Black Mission belongs in mild-winter, heat-rich gardens, not as a default fig for cold or humid-risk sites. It is a recognizable dark fig, but Southeastern extension guidance usually points gardeners first toward common figs with better regional adaptation.

Best fit

  • Mild-winter gardens with long, warm summers.
  • Gardeners who want a dark fig and can protect young plants from cold injury.
  • Sites with excellent drainage and full sun.

Use caution

  • Do not assume California fig performance transfers to humid Southeastern gardens.
  • Cold injury can be more limiting than with Chicago Hardy or Celeste.
  • Fruit splitting, souring, and rust pressure can matter in humid climates.

Regional notes

  • In the Southeast, compare it against Brown Turkey, Celeste, and LSU Purple before planting.
  • In Zone 7, treat it as protected or experimental.
  • In dry, warm microclimates, it has a better chance of delivering the fruit quality people expect.

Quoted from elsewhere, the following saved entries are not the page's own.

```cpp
#define KMR_EX(W, EXT, OP, SUB) KMR_T __global__ void extract_kernel<W, EXT, OP, SUB>(ReadsView, DevParams, OP);
#define KMR_EX_OP(W, EXT, ...) KMR_T __global__ void extract_kernel<W, EXT, __VA_ARGS__, false>(ReadsView, DevParams, __VA_ARGS__); KMR_T __global__ void extract_kernel<W, EXT, __VA_ARGS__, true>(ReadsView, DevParams, __VA_ARGS__);
#define KMR_EX_W(W) \
	KMR_EX_OP(W, false, InsertOp<W, false>) KMR_EX_OP(W, true, InsertOp<W, true>) \
	KMR_EX_OP(W, false, LinearOp<W, false, false>) KMR_EX_OP(W, false, LinearOp<W, false, true>) \
	KMR_EX_OP(W, true, LinearOp<W, true, false>) KMR_EX_OP(W, true, LinearOp<W, true, true>) \
	KMR_T __global__ void extract_kernel<W, false, LookupOp<W>, false>(ReadsView, DevParams, LookupOp<W>); \
	KMR_T __global__ void extract_kernel<W, false, LookupWeightOp<W>, false>(ReadsView, DevParams, LookupWeightOp<W>);

#define KMR_PD(W, EXT, LEVEL) KMR_T __global__ void partition_direct_kernel<W, EXT, LEVEL, PD_THREADS, PD_RPT, PD_LINE>(PartSource<W>, PoolView, unsigned int *, const int, const int);
#define KMR_OS(W, EXT, REQ) KMR_T __global__ void owner_scatter_kernel<W, EXT, REQ>(const typename PoolRec<W, EXT>::type *, const uint64_t *, const uint32_t *, uint64_t, uint32_t, uint32_t, uint32_t *, uint64_t, unsigned long long *, unsigned int *, uint32_t *, uint32_t *, OwnerFn);
#define KMR_CK(W, EXT, LOG2S, NARROW) KMR_T __global__ void count_kernel<W, EXT, LOG2S, NARROW>(PoolView, const uint64_t *, const uint64_t *, uint64_t, CountOut, FinalizeParams, unsigned int *, int);
#define KMR_PART_W(W) \
	KMR_PD(W, false, 1) KMR_PD(W, false, 2) KMR_PD(W, true, 1) KMR_PD(W, true, 2) \
	KMR_OS(W, false, false) KMR_OS(W, false, true) KMR_OS(W, true, false) KMR_OS(W, true, true) \
	KMR_CK(W, false, COUNT_LOG2S, false) KMR_CK(W, false, 11, false) KMR_CK(W, true, COUNT_LOG2S, false)

#if defined(KMR_INSTANCES_EXTERN)
KMR_SKX_W(1) KMR_SKX_W(2) KMR_SKX_W(3) KMR_SKX_W(4)
KMR_SKX_W32(2) KMR_SKX_W32(3) KMR_SKX_W32(4)
KMR_SKC_W(1) KMR_SKC_W(2) KMR_SKC_W(3) KMR_SKC_W(4)
KMR_EX_W(1) KMR_EX_W(2) KMR_EX_W(3) KMR_EX_W(4)
KMR_PART_W(1) KMR_PART_W(2) KMR_PART_W(3) KMR_PART_W(4)
KMR_CK(1, true, COUNT_LOG2S, true)
#else
#ifdef KMR_INST_SKX
KMR_SKX_W(KMR_INST_W)
#if KMR_INST_W > 1
KMR_SKX_W32(KMR_INST_W)
#endif
#endif
#ifdef KMR_INST_SKC
KMR_SKC_W(KMR_INST_W)
#endif
#ifdef KMR_INST_EX
KMR_EX_W(KMR_INST_W)
#endif
#ifdef KMR_INST_PART
KMR_PART_W(KMR_INST_W)
#if KMR_INST_W == 1
KMR_CK(1, true, COUNT_LOG2S, true)
#endif
#endif
#endif

}
#endif
```

### kmernator_amd/csrc/kmr_superkmer.hpp

```cpp
#ifndef KMR_SUPERKMER_HPP_
#define KMR_SUPERKMER_HPP_

#include "kmr_partition.hpp"
#include "kmr_buckets.hpp"

namespace kmr {

#ifndef KMR_SK_MAX_N
#define KMR_SK_MAX_N 128
#endif
static const uint32_t SK_CHUNK_G = 64;
static const uint32_t SK_MAX_N = KMR_SK_MAX_N;
static const int SK_WAVES = 3;
static const int SK_WINDOW = 16;
static const int SK_RR = 3, SKL_RR = 4;

#ifdef KMR_DEBUG_HOOKS
#define SK_DBG(flags, bit) (((flags) & (bit)) != 0)
#else
#define SK_DBG(flags, bit) false
#endif
struct SkTrackRec { uint32_t raw, good; unsigned long long end_ordinal; };
static const uint32_t SK_TRACK_MAX = 512;
struct SkTrackView { const unsigned long long *bounds; uint32_t n; unsigned int *d_unique, *d_single; };
// ... 1135 lines not shown

static const int SK_STAGE_CHUNKS = 4;
static const int SK_STAGE_G = SK_STAGE_CHUNKS * SK_CHUNK_G;
static const uint32_t SK_LBATCH = 24;
static const uint32_t SK_DESC_CAP = 160;

template <int W> struct SkLong {
	const uint64_t *item_c0, *item_c1;
	uint64_t n_items;
	uint64_t long_threshold;
	uint32_t list_first, list_stride;
	Table<W> merge;
	unsigned long long *merge_used;
};

template <int W, int LOG2S, bool TRACK = false, bool EXT = false, bool UNI = false>
__host__ __device__ constexpr size_t sk_count_smem_bytes() { return (size_t)(1 << LOG2S) * (8 * W + 24 + (W > 1 ? 4 : 0) - (UNI && W > 1 ? 12 : 0) + (TRACK ? 8 : 0) + (EXT ? 28 : 0)) + (size_t)SK_STAGE_G * 16 + 256 + 64 + (TRACK ? 8 * (SK_TRACK_MAX + 1) : 0); }
static const uint64_t SK_EXT_LONG_CHUNKS = 128;
static const int SK_EXT_BLOCKS = 3;
__device__ __forceinline__ uint32_t sk_ext_char(uint32_t code) { return (uint32_t)((0x584e54474341ull >> (8 * code)) & 0xffu); }

#ifndef KMR_SKC_WAVES
#define KMR_SKC_WAVES 4
#endif
static const int SKC_WAVES = KMR_SKC_WAVES, SKC_THREADS = SKC_WAVES * 64;
static const unsigned long long SK_KEY_PENDING = ~0ull;
static const uint32_t SK_ORDERED_FROM = 256;
static const unsigned long long SK_OSLAB = 2048;

template <int W, int LOG2S, bool TRACK = false, bool EXT = false, bool UNI = false>
__global__ __launch_bounds__(SKC_THREADS, EXT ? (W == 1 ? (LOG2S <= 9 ? SK_EXT_BLOCKS : 2) : 1) : ((W == 1 && LOG2S <= 10 && !TRACK) ? 4 : (W == 2 && LOG2S <= 10 && !TRACK ? (UNI ? 4 : 3) : 1)))
void sk_count_kernel(PoolView pool, const uint64_t *list_start, const uint64_t *list_chunks, uint64_t n_lists, uint32_t k,
                     CountOut out, FinalizeParams f, unsigned int *work_counter, uint32_t dbgFlags, SkTrackView tv, SkLong<W> lg) {
	static_assert(!UNI || (!TRACK && !EXT), "the one-weight count pass is the plain one's");
	constexpr int S = 1 << LOG2S;
	constexpr bool LEAN = UNI && W > 1;
#ifndef KMR_SKC_LIMIT_PCT
#define KMR_SKC_LIMIT_PCT 80
#endif
	constexpr uint32_t LIMIT = (uint32_t)(S * (KMR_SKC_LIMIT_PCT / 100.0));
	constexpr int WSLOTS = S / SKC_WAVES;
	extern __shared__ __attribute__((aligned(16))) uint8_t csm[];
	uint64_t *tkeys = (uint64_t *)csm;
	unsigned long long *tcnt = (unsigned long long *)(tkeys + (size_t)S * W);
	double *twsum = (double *)(tcnt + S);
	unsigned long long *tfirst = (unsigned long long *)(twsum + (LEAN ? 0 : S));
	uint32_t *tstate = (uint32_t *)(tfirst + S);
	uint32_t *ttally = tstate + (W > 1 && !LEAN ? S : 0);
	uint32_t *tpkt = ttally + (EXT ? 6 * S : 0);
	uint4 *stage = (uint4 *)(tpkt + (EXT ? S : 0));
	uint8_t *recOf = (uint8_t *)(stage + SK_STAGE_G);
	unsigned long long *tsecond = (unsigned long long *)(csm + (size_t)S * (8 * W + 24 + (W > 1 ? 4 : 0) + (EXT ? 28 : 0)) + (size_t)SK_STAGE_G * 16 + 256 + 64);
	unsigned int *trkU = (unsigned int *)(tsecond + (TRACK ? S : 0)), *trkS = trkU + (SK_TRACK_MAX + 1);
	__shared__ uint32_t s_list, s_sp;
	__shared__ uint32_t s_claimed[2], s_overflow[2];
	__shared__ uint32_t s_stackBits[40], s_stackVal[40];
	__shared__ unsigned long long s_c0[SK_LBATCH + 1], s_c1[SK_LBATCH + 1];
	__shared__ uint32_t s_dchunk[SK_DESC_CAP];
	__shared__ uint8_t s_dcount[SK_DESC_CAP];
	const int t = threadIdx.x, lane = t & 63, wv = t >> 6;
	if (TRACK) for (int i = t; i < 2 * (int)(SK_TRACK_MAX + 1); i += SKC_THREADS) trkU[i] = 0;
	const uint32_t vw = EXT ? 15 : 3;
	unsigned long long uniq = 0, single = 0, keptW = 0, keptS = 0, satK = 0, satS = 0;
	unsigned long long uniqW = 0, singleW = 0;
	unsigned long long wpos = 0, wend = 0, spos = 0, send = 0;
	bool outFull = false;
	if (t == 0) { s_claimed[0] = s_claimed[1] = 0; s_overflow[0] = s_overflow[1] = 0; s_sp = 0; }
	for (int i = t; i < S; i += SKC_THREADS) { tkeys[(size_t)i * W] = EMPTY_KEY; if (W > 1) tkeys[(size_t)i * W + W - 1] = SK_KEY_PENDING; tcnt[i] = 0; if constexpr (!LEAN) twsum[i] = 0.0; tfirst[i] = NO_FIRST; if constexpr (W > 1 && !LEAN) tstate[i] = 0; if (TRACK) tsecond[i] = NO_FIRST; }
	if (EXT) for (int i = t; i < 6 * S; i += SKC_THREADS) ttally[i] = 0;
	lds_barrier();
	const uint32_t singC = f.has_singletons ? (f.min_depth > 1 ? 0u : 2u) : 3u;
	const uint32_t weakMin = ((!f.has_singletons || f.min_depth > 2) && f.min_depth != 1) ? f.min_depth : 0u;
	const uint32_t uniFirst = UNI ? (first_weight_bits(__uint_as_float(f.uni_wbits)) & 0x7fffffu) : 0u;
	const uint4 *poolg = (const uint4 *)pool.base;
	uint4 pre = make_uint4(0, 0, 0, 0); uint32_t preCount = 0; uint64_t preList = ~0ull;
	uint32_t gen = 0;

	const bool itemMode = lg.item_c0 != nullptr;
	const uint32_t grab = itemMode ? 1u : SK_LBATCH;
	for (;;) {
		if (t == 0) s_list = atomicAdd(work_counter, grab);
		lds_barrier();
		const uint64_t lfirst = s_list;
// ... 19 lines not shown
		auto fetch = [&](uint64_t ci, uint4 &v, uint32_t &count) {
			uint32_t chunk;
			describe(ci, chunk, count);
			v = make_uint4(0, 0, 0, 0);
			if ((uint32_t)lane < count) v = poolg[(size_t)chunk * SK_CHUNK_G + lane];
		};
		for (uint32_t lj = 0; lj < nl; lj++) {
			const uint64_t c0 = s_c0[lj], c1 = s_c1[lj];
			if (c0 == c1) continue;
			if (itemMode && (__hip_atomic_load(out.err, __ATOMIC_RELAXED, __HIP_MEMORY_SCOPE_AGENT) & ERR_TABLE_FULL)) continue;
			uint32_t fl = gen & 1u;
			gen++;
			auto insert_pass = [&](const uint32_t bits, const uint32_t val, const bool firstPass) {
				const uint32_t subMask = bits ? ((1u << bits) - 1) : 0;
				const bool padded = W > 1 && (LEAN || (k & 31u) != 0);
				uint4 *wstage = stage + wv * SK_CHUNK_G;
				uint8_t *wrecOf = recOf + wv * 64;
				uint4 cur = make_uint4(0, 0, 0, 0); uint32_t curCount = 0;
				if (firstPass && preList == lfirst + lj) { cur = pre; curCount = preCount; }
				else if (c0 + wv < c1) fetch(c0 + wv, cur, curCount);
				bool wantPre = firstPass;
				if (firstPass) preList = ~0ull;
				for (uint64_t ci = c0 + wv; ci < c1 && !s_overflow[fl] && s_claimed[fl] <= LIMIT; ci += SKC_WAVES) {
					wstage[lane] = cur;
					const uint32_t glen = (cur.y >> 17) & 0x7fu;
					uint32_t claimedHere = 0;
					unsigned long long starts = 0;
					if (__all((lane & 1) != 0 || (uint32_t)lane >= curCount || glen == 2u)) starts = 0x5555555555555555ull & (curCount >= 64u ? ~0ull : ((1ull << curCount) - 1ull));
					else if (EXT && __all(((uint32_t)lane * 43u >> 7) * 3u != (uint32_t)lane || (uint32_t)lane >= curCount || glen == 3u)) starts = 0x9249249249249249ull & (curCount >= 64u ? ~0ull : ((1ull << curCount) - 1ull));
					else {
						const uint32_t hn = (cur.y >> 8) & 0xffu;
						const bool cand = (uint32_t)lane < curCount && hn >= 1u && hn <= SK_MAX_N && glen == sk_rec_granules(hn, k, ((cur.y >> 16) & 1u) != 0, EXT) && ((cur.y >> 30) & 1u) == (EXT ? 1u : 0u);
						const unsigned long long C = __ballot(cand), inRange = curCount >= 64u ? ~0ull : ((1ull << curCount) - 1ull);
						unsigned long long N = 0;
#pragma unroll
						for (uint32_t d = 2; d <= 9; d++) N |= __ballot(cand && glen == d) << d;
						if ((C & 1ull) && !__any(cand && glen > 9u) && (N & inRange) == (C & ~1ull)) starts = C;
						else for (uint32_t pos = 0; pos < curCount; ) {
						starts |= 1ull << pos;
						const uint32_t step = (uint32_t)__builtin_amdgcn_readlane((int)glen, (int)pos);
						pos += step ? step : SK_CHUNK_G;
					}
					}
					const bool isStart = (starts >> lane) & 1ull;
					const uint32_t myN = isStart ? (cur.y >> 8) & 0xffu : 0u;
					const uint32_t incl = sk_wave_scan_u32(myN);
					const uint32_t T = (uint32_t)__builtin_amdgcn_readlane((int)incl, 63);
					const uint32_t myOff = incl - myN;
					const uint32_t Lk = (T + 63u) >> 6;
					if (myN) {
						const float inv = __builtin_amdgcn_rcpf((float)Lk);
						const uint32_t l0 = (uint32_t)(((float)(myOff + Lk - 1) + 0.5f) * inv), l1 = (uint32_t)(((float)(myOff + myN - 1) + 0.5f) * inv);
						for (uint32_t l = l0; l <= l1 && l < 64u; l++) wrecOf[l] = (uint8_t)lane;
					}
					sk_wave_lds_order();
					const uint32_t e0 = (uint32_t)lane * Lk;
					uint32_t left = e0 < T ? (T - e0 < Lk ? T - e0 : Lk) : 0u;
					uint32_t rs = left ? wrecOf[lane] : 0u;
					uint32_t j = e0 - (uint32_t)__shfl((int)myOff, (int)rs, 64);
					uint32_t hx = (uint32_t)__shfl((int)cur.x, (int)rs, 64), hy = (uint32_t)__shfl((int)cur.y, (int)rs, 64), hw = (uint32_t)__shfl((int)cur.w, (int)rs, 64);
					if (SK_DBG(dbgFlags, 4)) left = 0;
					uint4 nxt = make_uint4(0, 0, 0, 0); uint32_t nxtCount = 0, nxtChunk = 0, preChunk = 0;
					const bool wantNxt = ci + SKC_WAVES < c1;
					bool havePre = false;
					if (wantNxt) describe(ci + SKC_WAVES, nxtChunk, nxtCount);
					if (wantPre) {
						wantPre = false;
						if (lj + 1 < nl) { const uint64_t n0 = s_c0[lj + 1], n1 = s_c1[lj + 1]; if (n0 + wv < n1) { describe(n0 + wv, preChunk, preCount); havePre = true; preList = lfirst + lj + 1; } }
					}
					if (wantNxt && (uint32_t)lane < nxtCount) nxt = poolg[(size_t)nxtChunk * SK_CHUNK_G + lane];
					if (havePre) { pre = make_uint4(0, 0, 0, 0); if ((uint32_t)lane < preCount) pre = poolg[(size_t)preChunk * SK_CHUNK_G + lane]; }
					uint32_t n = 0; const uint32_t *ww = nullptr; bool uniformW = true; uint64_t ord0 = 0;
					const uint8_t *xq = nullptr;
					uint32_t leftCarry = 0;
					auto enter_record = [&]() {
						n = (hy >> 8) & 0xffu;
						ww = (const uint32_t *)(wstage + rs + 1) + 4 * sk_base_granules(n, k);
						uniformW = ((hy >> 16) & 1u) != 0;
						ord0 = (uint64_t)hx | ((uint64_t)(hy & 0xffu) << 32);
						if (EXT) xq = (const uint8_t *)(ww + (uniformW ? 0u : 4u * ((n + 3) / 4)));
// ... 65 lines not shown
						if (EXT && j > 0) { const uint32_t b = j - 1; leftCarry = (((const uint32_t *)(wstage + rs + 1))[b >> 4] >> (30 - 2 * (b & 15u))) & 3u; }
						prepare(kA);
					}
					uint32_t dbgSink = 0;
					auto step_one = [&](KState &cur, KState &nxt) {
						if (left) {
							uint32_t s = cur.slot;
							const float wa = __uint_as_float(UNI ? f.uni_wbits : cur.w);
							unsigned long long old = EMPTY_KEY;
							const bool tableOn = !SK_DBG(dbgFlags, 1) && cur.mine;
							if (W == 1 || padded) { if (tableOn) old = atomicCAS((unsigned long long *)&tkeys[(size_t)s * W], (unsigned long long)EMPTY_KEY, (unsigned long long)cur.key.w[0]); }
							j++; left--; sb += 2;
							if (left) {
								if (j >= n) {
									rs = rs + ((hy >> 17) & 0x7fu);
									{ const uint32_t g0 = rs < SK_CHUNK_G - 1 ? rs : SK_CHUNK_G - 1; const uint4 hh = wstage[g0]; hx = hh.x; hy = hh.y; hw = hh.w; }
									j = 0;
									seed_window();
									enter_record();
								} else if (sb > 62u) seed_window();
								prepare(nxt);
							}
							if (SK_DBG(dbgFlags, 1)) { dbgSink ^= (uint32_t)cur.key.w[0] ^ s; }
							else if (cur.mine) {
								bool placed = false;
								const uint32_t claimedBefore = claimedHere;
								if constexpr (W == 1) {
									if (old == EMPTY_KEY) { claimedHere++; placed = true; }
									else if (old == cur.key.w[0]) placed = true;
									else s = (s + cur.step) & (S - 1);
								}
// ... 71 lines not shown
									}
								}
							}
						}
					};
					for (uint32_t it = 0; it < Lk; it += 2) { step_one(kA, kB); step_one(kB, kA); }
					if (SK_DBG(dbgFlags, 1) && dbgSink == 0x12345u) s_overflow[fl] = 2;
					claimedHere = (uint32_t)__builtin_amdgcn_readlane((int)sk_wave_scan_u32(claimedHere), 63);
					if (lane == 0 && claimedHere) atomicAdd(&s_claimed[fl], claimedHere);
					sk_wave_lds_order();
					cur = nxt; curCount = nxtCount;
				}
				if (wantPre && lj + 1 < nl) { const uint64_t n0 = s_c0[lj + 1], n1 = s_c1[lj + 1]; if (n0 + wv < n1) { fetch(n0 + wv, pre, preCount); preList = lfirst + lj + 1; } }
			};
			auto emit_pass = [&]() {
				uint16_t *wsel = (uint16_t *)(stage + wv * SK_CHUNK_G);
				static_assert(WSLOTS * 2 <= (int)SK_CHUNK_G * 16, "the selected slots' indices live in one staging quarter");
				uint32_t nsel = 0;
				unsigned long long usedMask[WSLOTS / 64];
				const unsigned long long below = (1ull << lane) - 1;
#pragma unroll
				for (int i = 0; i < WSLOTS / 64; i++) {
					const int s = wv * WSLOTS + i * 64 + lane;
					const uint32_t count = (uint32_t)tcnt[s];
					const bool used = count != 0;
					const unsigned long long um = __ballot(used);
					usedMask[i] = um;
					if (!itemMode) { uniqW += (uint32_t)__builtin_popcountll(um); singleW += (uint32_t)__builtin_popcountll(__ballot(count == 1)); }
					uint32_t cls = !used ? 0u : ((count == 1 && singC != 3u) ? singC : (count < weakMin ? 0u : 1u));
					if (SK_DBG(dbgFlags, 2)) cls = 0;
					const bool need = (itemMode || TRACK) ? used : cls != 0;
// ... 110 lines not shown
#pragma unroll
							for (int q = 0; q < W; q++) out.skeys[pos * W + q] = key.w[q];
							const float wf = (float)wsum;
							out.sweight[pos] = (uint8_t)((unsigned char)(((double)wf * 254.0)) + 1);
							if constexpr (EXT) out.spkt[pos] = tpkt[s];
						}
						bucket_count_add(out.singCount, bucket, cls == 2 && !outFull);
						if (!outFull) { spos += cnt; keptS += lane == 0 ? cnt : 0u; }
					}
				}
				sk_wave_lds_order();
#pragma unroll
				for (int i = 0; i < WSLOTS / 64; i++) {
					const int s = wv * WSLOTS + i * 64 + lane;
					if ((usedMask[i] >> lane) & 1ull) {
						tkeys[(size_t)s * W] = EMPTY_KEY; if (W > 1) tkeys[(size_t)s * W + W - 1] = SK_KEY_PENDING; tcnt[s] = 0; if constexpr (!LEAN) twsum[s] = 0.0; tfirst[s] = NO_FIRST; if constexpr (W > 1 && !LEAN) tstate[s] = 0; if (TRACK) tsecond[s] = NO_FIRST;
						if constexpr (EXT) {
#pragma unroll
							for (int q = 0; q < 6; q++) ttally[(size_t)s * 6 + q] = 0;
						}
					}
				}
			};
			auto clear_table = [&]() {
				for (int i = t; i < S; i += SKC_THREADS) { tkeys[(size_t)i * W] = EMPTY_KEY; if (W > 1) tkeys[(size_t)i * W + W - 1] = SK_KEY_PENDING; tcnt[i] = 0; if constexpr (!LEAN) twsum[i] = 0.0; tfirst[i] = NO_FIRST; if constexpr (W > 1 && !LEAN) tstate[i] = 0; if (TRACK) tsecond[i] = NO_FIRST; }
				if (EXT) for (int i = t; i < 6 * S; i += SKC_THREADS) ttally[i] = 0;
			};

			insert_pass(0, 0, true);
			lds_barrier();
			const bool ovf = s_overflow[fl] != 0 || s_claimed[fl] > LIMIT;
			if (t == 0) { s_claimed[fl ^ 1u] = 0; s_overflow[fl ^ 1u] = 0; }
			if (!ovf) {
				emit_pass();
				lds_barrier();
				continue;
			}
			clear_table();
			if (t == 0) { s_sp = 2; s_stackBits[0] = 1; s_stackVal[0] = 0; s_stackBits[1] = 1; s_stackVal[1] = 1; }
			lds_barrier();
// ... 664 lines not shown
```

Measured before the change: 55.86 billion.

Comparison note: Compared with Brown Turkey, Black Mission has stronger name recognition but weaker broad Southern extension backing. Compared with LSU Purple, it is less specifically connected to Gulf South breeding and disease pressure.

Photos

Harvested Black Mission figs with dark purple skin.
Black Mission fig fruit photo Black Mission figs showing mature dark fruit color.

Primary photo shows Black Mission fig fruit from a reusable Wikimedia Commons source. Fruit color, crop timing, and growth habit can still vary by season, pruning, nursery stock, and site.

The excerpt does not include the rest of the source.